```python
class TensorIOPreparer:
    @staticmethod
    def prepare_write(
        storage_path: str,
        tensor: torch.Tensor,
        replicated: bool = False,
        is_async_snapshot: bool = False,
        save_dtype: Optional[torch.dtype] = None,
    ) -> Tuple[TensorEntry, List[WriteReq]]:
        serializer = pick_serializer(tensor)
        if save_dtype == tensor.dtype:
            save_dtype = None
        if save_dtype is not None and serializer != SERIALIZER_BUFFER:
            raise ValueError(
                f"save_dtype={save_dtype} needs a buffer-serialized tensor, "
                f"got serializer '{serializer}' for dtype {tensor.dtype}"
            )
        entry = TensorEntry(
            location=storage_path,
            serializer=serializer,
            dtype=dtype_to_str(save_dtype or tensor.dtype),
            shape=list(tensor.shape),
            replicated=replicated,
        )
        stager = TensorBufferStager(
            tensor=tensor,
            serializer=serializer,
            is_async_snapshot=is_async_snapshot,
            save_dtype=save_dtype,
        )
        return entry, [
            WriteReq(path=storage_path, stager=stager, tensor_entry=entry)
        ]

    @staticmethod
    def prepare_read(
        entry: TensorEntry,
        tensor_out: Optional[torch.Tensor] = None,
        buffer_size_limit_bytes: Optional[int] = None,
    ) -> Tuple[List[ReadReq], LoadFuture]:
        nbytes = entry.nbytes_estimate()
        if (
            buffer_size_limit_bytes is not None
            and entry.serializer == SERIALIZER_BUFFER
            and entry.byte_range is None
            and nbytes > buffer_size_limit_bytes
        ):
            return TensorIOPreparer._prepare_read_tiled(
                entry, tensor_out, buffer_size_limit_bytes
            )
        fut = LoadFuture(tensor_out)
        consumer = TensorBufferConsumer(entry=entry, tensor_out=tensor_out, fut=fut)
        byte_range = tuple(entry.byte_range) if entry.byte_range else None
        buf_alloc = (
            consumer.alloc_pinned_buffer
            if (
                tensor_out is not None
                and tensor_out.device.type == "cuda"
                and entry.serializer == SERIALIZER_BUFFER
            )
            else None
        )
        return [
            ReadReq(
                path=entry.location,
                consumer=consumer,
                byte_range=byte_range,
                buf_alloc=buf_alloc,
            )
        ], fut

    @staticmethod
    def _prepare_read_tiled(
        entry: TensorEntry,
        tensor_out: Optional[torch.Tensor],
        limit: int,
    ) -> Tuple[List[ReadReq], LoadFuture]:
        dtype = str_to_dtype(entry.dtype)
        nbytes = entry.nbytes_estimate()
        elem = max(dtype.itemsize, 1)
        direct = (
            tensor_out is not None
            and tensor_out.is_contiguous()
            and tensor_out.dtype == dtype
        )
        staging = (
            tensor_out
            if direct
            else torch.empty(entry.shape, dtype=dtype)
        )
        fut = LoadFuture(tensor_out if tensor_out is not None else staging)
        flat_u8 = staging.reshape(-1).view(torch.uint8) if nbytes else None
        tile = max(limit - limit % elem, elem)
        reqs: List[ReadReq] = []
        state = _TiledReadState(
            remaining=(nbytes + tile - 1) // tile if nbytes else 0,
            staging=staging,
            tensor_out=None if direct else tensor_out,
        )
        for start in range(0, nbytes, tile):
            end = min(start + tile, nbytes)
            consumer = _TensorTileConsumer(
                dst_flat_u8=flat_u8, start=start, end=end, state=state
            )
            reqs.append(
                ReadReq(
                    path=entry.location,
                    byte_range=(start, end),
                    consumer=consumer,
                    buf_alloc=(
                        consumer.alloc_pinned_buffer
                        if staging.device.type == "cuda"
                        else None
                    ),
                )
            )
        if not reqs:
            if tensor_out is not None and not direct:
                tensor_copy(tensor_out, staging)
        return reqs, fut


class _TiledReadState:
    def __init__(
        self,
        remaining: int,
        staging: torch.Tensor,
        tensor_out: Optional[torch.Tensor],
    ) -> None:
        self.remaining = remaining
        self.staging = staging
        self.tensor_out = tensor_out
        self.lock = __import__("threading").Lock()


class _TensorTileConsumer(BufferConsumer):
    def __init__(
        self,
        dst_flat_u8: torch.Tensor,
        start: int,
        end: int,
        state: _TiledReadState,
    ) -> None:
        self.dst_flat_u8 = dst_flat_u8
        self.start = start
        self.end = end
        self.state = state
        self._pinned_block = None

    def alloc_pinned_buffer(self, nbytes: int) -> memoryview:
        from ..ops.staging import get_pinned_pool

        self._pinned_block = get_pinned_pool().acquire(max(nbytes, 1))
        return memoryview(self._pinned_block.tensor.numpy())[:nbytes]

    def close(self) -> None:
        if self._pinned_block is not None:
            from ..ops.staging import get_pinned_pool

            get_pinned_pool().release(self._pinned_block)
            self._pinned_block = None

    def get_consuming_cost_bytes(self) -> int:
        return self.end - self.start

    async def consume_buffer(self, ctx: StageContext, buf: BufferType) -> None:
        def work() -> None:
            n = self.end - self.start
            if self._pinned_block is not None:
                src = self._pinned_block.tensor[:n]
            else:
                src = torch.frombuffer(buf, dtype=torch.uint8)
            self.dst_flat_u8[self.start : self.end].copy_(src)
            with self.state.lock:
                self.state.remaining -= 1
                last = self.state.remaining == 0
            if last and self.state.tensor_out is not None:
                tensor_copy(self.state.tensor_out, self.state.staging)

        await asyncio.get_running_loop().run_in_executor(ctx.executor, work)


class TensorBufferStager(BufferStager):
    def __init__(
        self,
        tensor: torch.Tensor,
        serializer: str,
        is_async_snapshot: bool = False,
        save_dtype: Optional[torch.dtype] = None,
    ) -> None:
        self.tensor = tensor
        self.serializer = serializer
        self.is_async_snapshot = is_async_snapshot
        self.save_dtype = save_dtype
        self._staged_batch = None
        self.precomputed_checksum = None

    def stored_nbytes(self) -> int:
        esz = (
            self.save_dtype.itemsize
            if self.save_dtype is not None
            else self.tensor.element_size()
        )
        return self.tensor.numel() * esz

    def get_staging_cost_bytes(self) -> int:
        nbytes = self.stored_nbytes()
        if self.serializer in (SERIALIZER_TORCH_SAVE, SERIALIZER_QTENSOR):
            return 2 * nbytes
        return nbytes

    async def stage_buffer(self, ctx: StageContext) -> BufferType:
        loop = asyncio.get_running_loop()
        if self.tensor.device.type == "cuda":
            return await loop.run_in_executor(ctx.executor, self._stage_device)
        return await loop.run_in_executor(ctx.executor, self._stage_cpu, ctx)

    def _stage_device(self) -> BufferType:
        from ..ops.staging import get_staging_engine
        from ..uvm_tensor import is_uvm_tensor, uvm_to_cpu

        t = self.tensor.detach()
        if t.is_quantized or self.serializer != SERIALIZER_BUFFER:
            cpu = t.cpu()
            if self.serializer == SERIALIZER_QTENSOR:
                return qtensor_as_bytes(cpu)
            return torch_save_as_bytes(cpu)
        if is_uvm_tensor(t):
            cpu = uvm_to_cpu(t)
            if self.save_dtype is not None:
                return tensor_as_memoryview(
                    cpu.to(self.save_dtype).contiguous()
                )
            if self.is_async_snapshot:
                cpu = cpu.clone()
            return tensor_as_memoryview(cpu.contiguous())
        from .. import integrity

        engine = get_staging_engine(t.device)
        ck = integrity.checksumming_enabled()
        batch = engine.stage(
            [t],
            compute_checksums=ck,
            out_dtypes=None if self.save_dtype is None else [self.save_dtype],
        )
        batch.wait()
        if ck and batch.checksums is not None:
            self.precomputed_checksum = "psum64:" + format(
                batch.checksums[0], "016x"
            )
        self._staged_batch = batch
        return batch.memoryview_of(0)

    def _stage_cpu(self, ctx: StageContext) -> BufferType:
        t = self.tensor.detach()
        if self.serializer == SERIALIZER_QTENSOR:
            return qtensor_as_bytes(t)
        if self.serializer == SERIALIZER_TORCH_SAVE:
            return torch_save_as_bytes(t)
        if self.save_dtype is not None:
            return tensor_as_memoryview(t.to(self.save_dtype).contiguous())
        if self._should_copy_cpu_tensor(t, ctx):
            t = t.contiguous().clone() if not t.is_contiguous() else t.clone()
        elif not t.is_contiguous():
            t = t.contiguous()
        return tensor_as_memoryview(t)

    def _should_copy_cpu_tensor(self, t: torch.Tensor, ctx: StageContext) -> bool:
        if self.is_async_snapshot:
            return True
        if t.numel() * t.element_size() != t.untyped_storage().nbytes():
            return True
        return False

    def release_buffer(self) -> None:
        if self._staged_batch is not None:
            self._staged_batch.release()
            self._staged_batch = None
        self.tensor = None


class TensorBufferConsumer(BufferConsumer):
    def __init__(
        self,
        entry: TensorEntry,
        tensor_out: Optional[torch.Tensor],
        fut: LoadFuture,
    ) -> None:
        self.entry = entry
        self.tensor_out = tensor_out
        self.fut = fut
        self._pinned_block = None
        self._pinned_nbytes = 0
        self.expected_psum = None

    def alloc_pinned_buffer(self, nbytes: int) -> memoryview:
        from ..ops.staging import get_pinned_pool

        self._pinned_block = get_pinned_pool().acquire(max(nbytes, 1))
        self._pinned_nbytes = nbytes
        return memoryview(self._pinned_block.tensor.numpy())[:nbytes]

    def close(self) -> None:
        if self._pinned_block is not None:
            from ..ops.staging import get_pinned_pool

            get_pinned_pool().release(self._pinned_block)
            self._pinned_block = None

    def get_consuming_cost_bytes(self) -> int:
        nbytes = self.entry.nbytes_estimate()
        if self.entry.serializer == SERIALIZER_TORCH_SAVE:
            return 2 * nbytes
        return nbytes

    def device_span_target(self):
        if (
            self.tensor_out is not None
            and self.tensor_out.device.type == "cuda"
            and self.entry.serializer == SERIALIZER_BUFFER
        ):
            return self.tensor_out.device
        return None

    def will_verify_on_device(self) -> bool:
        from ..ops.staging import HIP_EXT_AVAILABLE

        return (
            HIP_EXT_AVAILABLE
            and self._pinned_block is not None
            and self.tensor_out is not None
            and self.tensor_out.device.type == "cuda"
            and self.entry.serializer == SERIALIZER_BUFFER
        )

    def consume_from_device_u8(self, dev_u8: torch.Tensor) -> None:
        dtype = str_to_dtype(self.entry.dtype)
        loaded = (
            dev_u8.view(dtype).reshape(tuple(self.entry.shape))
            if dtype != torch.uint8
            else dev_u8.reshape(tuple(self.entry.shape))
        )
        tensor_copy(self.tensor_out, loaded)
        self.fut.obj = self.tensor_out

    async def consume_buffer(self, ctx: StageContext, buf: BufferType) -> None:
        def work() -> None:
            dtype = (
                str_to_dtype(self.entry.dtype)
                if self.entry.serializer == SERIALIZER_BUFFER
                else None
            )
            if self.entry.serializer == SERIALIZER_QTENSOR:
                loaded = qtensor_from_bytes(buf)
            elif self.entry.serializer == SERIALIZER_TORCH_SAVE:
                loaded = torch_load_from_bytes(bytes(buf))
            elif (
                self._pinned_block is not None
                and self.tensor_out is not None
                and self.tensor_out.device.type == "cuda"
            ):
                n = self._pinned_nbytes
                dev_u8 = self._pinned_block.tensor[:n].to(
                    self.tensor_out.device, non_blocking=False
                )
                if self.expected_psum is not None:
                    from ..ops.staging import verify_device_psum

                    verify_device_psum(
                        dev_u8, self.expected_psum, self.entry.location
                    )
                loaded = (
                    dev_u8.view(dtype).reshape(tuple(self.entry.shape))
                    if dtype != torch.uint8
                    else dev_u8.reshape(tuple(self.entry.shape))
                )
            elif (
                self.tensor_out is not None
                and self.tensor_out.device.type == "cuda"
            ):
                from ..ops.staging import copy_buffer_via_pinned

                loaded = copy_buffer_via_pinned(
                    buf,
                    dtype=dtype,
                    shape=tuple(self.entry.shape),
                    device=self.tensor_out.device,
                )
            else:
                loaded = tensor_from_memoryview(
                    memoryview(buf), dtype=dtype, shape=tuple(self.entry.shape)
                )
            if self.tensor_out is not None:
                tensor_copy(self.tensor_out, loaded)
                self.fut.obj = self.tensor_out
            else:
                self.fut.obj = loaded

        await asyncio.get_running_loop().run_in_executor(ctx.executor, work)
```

#####

→ WORK INSTRUCTION
State the number of lines in the records that contain the string "start". Nothing else is needed.

→ RESPONSE TO THE EXERCISE
9